WHAT THIS TASK INVOLVES =>
What is the number of lines in the material below that include the word "change"? Write that number and nothing more.

PROVIDED INFORMATION =>

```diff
diff --git a/native/engine/dpcore.h b/native/engine/dpcore.h
--- a/native/engine/dpcore.h
+++ b/native/engine/dpcore.h
@@ -52,16 +52,23 @@
   double t_handler = 0, t_match = 0, t_patch = 0, t_isolate = 0;
 };
 
+struct DpPod {
+  std::string key, uid, ns, name, rv, cu_mask;
+  int64_t dev = -1, request = 0, dev_total = -1;
+};
+
 struct DpPending {
   uint64_t call = 0;
   std::string request;
-  AllocPod pod;
+  DpPod pod;
   bool whole = false, had_cus = false;
   int64_t units = 0;
   std::vector<std::string> ids;
   bool on_gpu = false;
   bool ambiguous = false;
-  dp::ContainerResponse cr;
+  std::string answer;
+  std::string cu_words;
+  bool has_cus = false;
   std::string iso, path, body;
   double t0 = 0, tm = 0, ti0 = 0, ti1 = 0, tp0 = 0, tp1 = 0;
   bool answered = false;
@@ -71,6 +78,8 @@
   bool ok = false;
   int status = 0;
   std::string resp, err;
+  bool parsed = false;
+  AllocPod committed;
 };
 
 enum class DpStep { Answered, AnsweredPending, Pending, Slow };
@@ -87,7 +96,8 @@
 
   bool preferred(const std::string& req, std::string* resp, std::string* why);
   DpStep allocate(const std::string& req, std::string* resp, DpEvent* ev, std::unique_ptr<DpPending>* pend,
-                  std::string* why);
+                  std::string* why, double t_enter = 0);
+  double phases_end() const { return phases_end_; }
   bool finish(DpPending& p, std::string* resp, DpEvent* ev, std::string* why);
   void run_patch(DpPending& p);
 
@@ -98,6 +108,9 @@
     uint64_t guard_by_ids = 0;
     double ph_decode = 0, ph_match = 0, ph_claim = 0, ph_build = 0, ph_body = 0, ph_record = 0, ph_journal = 0,
            ph_encode = 0;
+    double ph_carry = 0, ph_wrap = 0;
+    double finish_s = 0;
+    uint64_t finished = 0;
     uint64_t phased = 0;
   };
   const Stats& stats() const { return stats_; }
@@ -109,6 +122,7 @@
   }
   const std::string& journal_path() const { return cfg_.journal; }
   int64_t physical_used(int dev) const;
+  bool fast_answer(int dev, const DpPod& pod, int64_t units, const std::vector<int>& cus, std::string* out) const;
   bool ids_on(const std::vector<std::string>& ids, int dev) const;
 
  private:
@@ -129,7 +143,24 @@
   bool journal_map(int fd, std::string* err);
   void journal_unmap(bool trim);
   Stats stats_;
-  void record_and_answer(DpPending& p, std::string* resp, DpEvent* ev);
+  double phases_end_ = 0;
+  struct AnswerPiece {
+    enum Kind { Bytes, DevTotal, PodRequest, Units, Fraction, CuWords, HsaCuMask } kind = Bytes;
+    std::string text;
+  };
+  struct AnswerTemplate {
+    bool usable = false;
+    std::vector<AnswerPiece> envs;
+    std::string devices;
+    std::string visible;
+    double frac_scale = 1.0;
+    int cu_count = 0;
+  };
+  std::unordered_map<int, AnswerTemplate> answers_;
+  void build_answers();
+  std::string encode_answer(const AnswerTemplate& t, const DpPod& pod, int64_t units, const std::vector<int>& cus,
+                            std::string* cu_words_out) const;
+  void record_and_answer(DpPending& p, std::string* resp, DpEvent* ev, double t_in);
   bool journal_append(const AllocRecord& r);
 };
 
```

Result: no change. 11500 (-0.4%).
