# darioShar/DLPM

Measured on AMD Instinct MI355X. Metric: samples/sec at T=1000 (CIFAR-10 32x32, alpha=1.7), higher is better.
Workload: dtype f32 (1x1 / stride-2 convolutions: fp32 operands split exactly into 3 bf16 planes, bf16 MFMA products, fp32 accumulate)

## Files before the change

### dlpm_amd/csrc/conv_wino4.hip

```cpp
#include <cstdlib>
#include <type_traits>

#include "conv.h"
#include "gn_stats.h"

namespace dlpm {
namespace {

typedef float floatx4 __attribute__((ext_vector_type(4)));

constexpr int F4_TILES = 16;
constexpr int F4_NQ = 128;
constexpr int F4_KC = 8;
constexpr int F4_RAWPIX = 576;
constexpr int F4_PRLD = F4_KC + 4;
constexpr int F4_NT = 512;
constexpr int F4_QNIT = (F4_RAWPIX * 2 + F4_NT - 1) / F4_NT;
constexpr int F4_RAWBUF = F4_RAWPIX * F4_PRLD + 16;
constexpr int F4_RAWPIX_N = 400;
constexpr int F4_RAWBUF_N = F4_RAWPIX_N * F4_PRLD + 16;
constexpr int f4_nq_of(int cout) { return cout % 128 == 0 ? 128 : cout % 64 == 0 ? 64 : 32; }
constexpr int F4_CFS = 16 * 2 * F4_KC;
constexpr int F4_VBUF = 36 * F4_TILES * F4_KC;
#ifndef F4_RING_DEPTH
// ... 106 lines not shown
#pragma unroll
        for (int c = 0; c < 6; c++) Tb[c] = f4_bt_outer<5>(d, c);
        f4_v_row_out(Tb, vb + 5 * 3 * vpp, vpp);
    }
}

__device__ __forceinline__ void f4_at(float m0, float m1, float m2, float m3, float m4, float m5, float &y0, float &y1, float &y2, float &y3) {
    const float s12 = m1 + m2, d12 = m1 - m2, s34 = m3 + m4, d34 = m3 - m4;
    y0 = m0 + s12 + s34;
    y1 = fmaf(PB, d34, PA * d12);
    y2 = fmaf(PB2, s34, PA2 * s12);
    y3 = fmaf(PB3, d34, PA3 * d12) + m5;
}
__device__ __forceinline__ void f4_out_tile(const floatx4 (&acc)[36], int r, float (&Yt)[16]) {
    float Z[4][6];
#pragma unroll
    for (int b = 0; b < 6; b++)
        f4_at(acc[0 * 6 + b][r], acc[1 * 6 + b][r], acc[2 * 6 + b][r], acc[3 * 6 + b][r], acc[4 * 6 + b][r], acc[5 * 6 + b][r], Z[0][b], Z[1][b],
              Z[2][b], Z[3][b]);
#pragma unroll
    for (int i = 0; i < 4; i++) f4_at(Z[i][0], Z[i][1], Z[i][2], Z[i][3], Z[i][4], Z[i][5], Yt[i * 4 + 0], Yt[i * 4 + 1], Yt[i * 4 + 2], Yt[i * 4 + 3]);
}

template <int N>
__device__ __forceinline__ void f4_stats_lane(float K, float s1, float s2, float &mean, float &M2) {
    mean = K + s1 * (1.f / N);
    M2 = fmaxf(s2 - s1 * s1 * (1.f / N), 0.f);
}
template <int N>
__device__ __forceinline__ void f4_stats_merge(float K, float s1, float s2, int lane, float &mean, float &M2) {
    f4_stats_lane<N>(K, s1, s2, mean, M2);
    float na = (float)N;
#pragma unroll
    for (int sft = 16; sft <= 32; sft <<= 1) {
        const float om = __shfl_xor(mean, sft), oM2 = __shfl_xor(M2, sft);
        const float lo_m = (lane & sft) ? om : mean, hi_m = (lane & sft) ? mean : om;
        const float lo_M = (lane & sft) ? oM2 : M2, hi_M = (lane & sft) ? M2 : oM2;
        const float dd = hi_m - lo_m;
        mean = lo_m + dd * 0.5f;
        M2 = lo_M + hi_M + dd * dd * (na * 0.5f);
        na *= 2.f;
    }
}

__device__ __forceinline__ void f4_mfma4(float4 aa, float4 b, floatx4 &acc0, floatx4 &acc1) {
    acc0 = __builtin_amdgcn_mfma_f32_16x16x4f32(aa.x, b.x, acc0, 0, 0, 0);
    acc1 = __builtin_amdgcn_mfma_f32_16x16x4f32(aa.z, b.z, acc1, 0, 0, 0);
    acc0 = __builtin_amdgcn_mfma_f32_16x16x4f32(aa.y, b.y, acc0, 0, 0, 0);
    acc1 = __builtin_amdgcn_mfma_f32_16x16x4f32(aa.w, b.w, acc1, 0, 0, 0);
}
__device__ __forceinline__ void f4_mfma_pair(int pp, const float *asrc, int vpp, const float4 *wp, int lane, float4 (&aq)[2], float4 (&bq)[F4_RING],
                                             floatx4 (&acc)[36]) {
    constexpr int AHEAD = F4_RING - 1;
    if (pp == 0) aq[0] = *reinterpret_cast<const float4 *>(asrc);
    if (pp + AHEAD < 18) bq[(pp + AHEAD) % F4_RING] = wp[(pp + AHEAD) * 64 + lane];
    if (pp + 1 < 18) aq[(pp + 1) & 1] = *reinterpret_cast<const float4 *>(asrc + (pp + 1) * vpp);
    f4_mfma4(aq[pp & 1], bq[pp % F4_RING], acc[2 * pp], acc[2 * pp + 1]);
}

__device__ __forceinline__ float4 f4_affine4(float4 x, float4 ca, float4 cb) {
    return make_float4(fmaf(x.x, ca.x, cb.x), fmaf(x.y, ca.y, cb.y), fmaf(x.z, ca.z, cb.z), fmaf(x.w, ca.w, cb.w));
}
__device__ __forceinline__ float4 f4_silu4(float4 x) { return make_float4(silu_f(x.x), silu_f(x.y), silu_f(x.z), silu_f(x.w)); }
__device__ __forceinline__ float4 f4_affine_silu4(float4 x, float4 ca, float4 cb) { return f4_silu4(f4_affine4(x, ca, cb)); }
template <int W, int PRLD>
__device__ __forceinline__ int f4_item_pack(int pix, int ch) {
    constexpr int RW = W + 2;
    const int ry = pix / RW, rx = pix - ry * RW;
    const int iy = ry - 1, ix = rx - 1;
    const bool pad = iy < 0 || iy >= W || ix < 0 || ix >= W;
    const int lo = pix * PRLD + ch + 4 * (ry >> 2);
    return pix >= RW * RW ? (1 << 25) : (lo | (pad ? (1 << 24) : ((iy * W + ix) << 14)));
}
__device__ __forceinline__ int f4_item_lds(int iv) { return iv & 16383; }
__device__ __forceinline__ int f4_item_src(int iv) { return (iv >> 14) & 1023; }
__device__ __forceinline__ bool f4_item_pad(int iv) { return iv & (1 << 24); }
__device__ __forceinline__ bool f4_item_none(int iv) { return iv & (1 << 25); }
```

FINAL ANSWER =>
2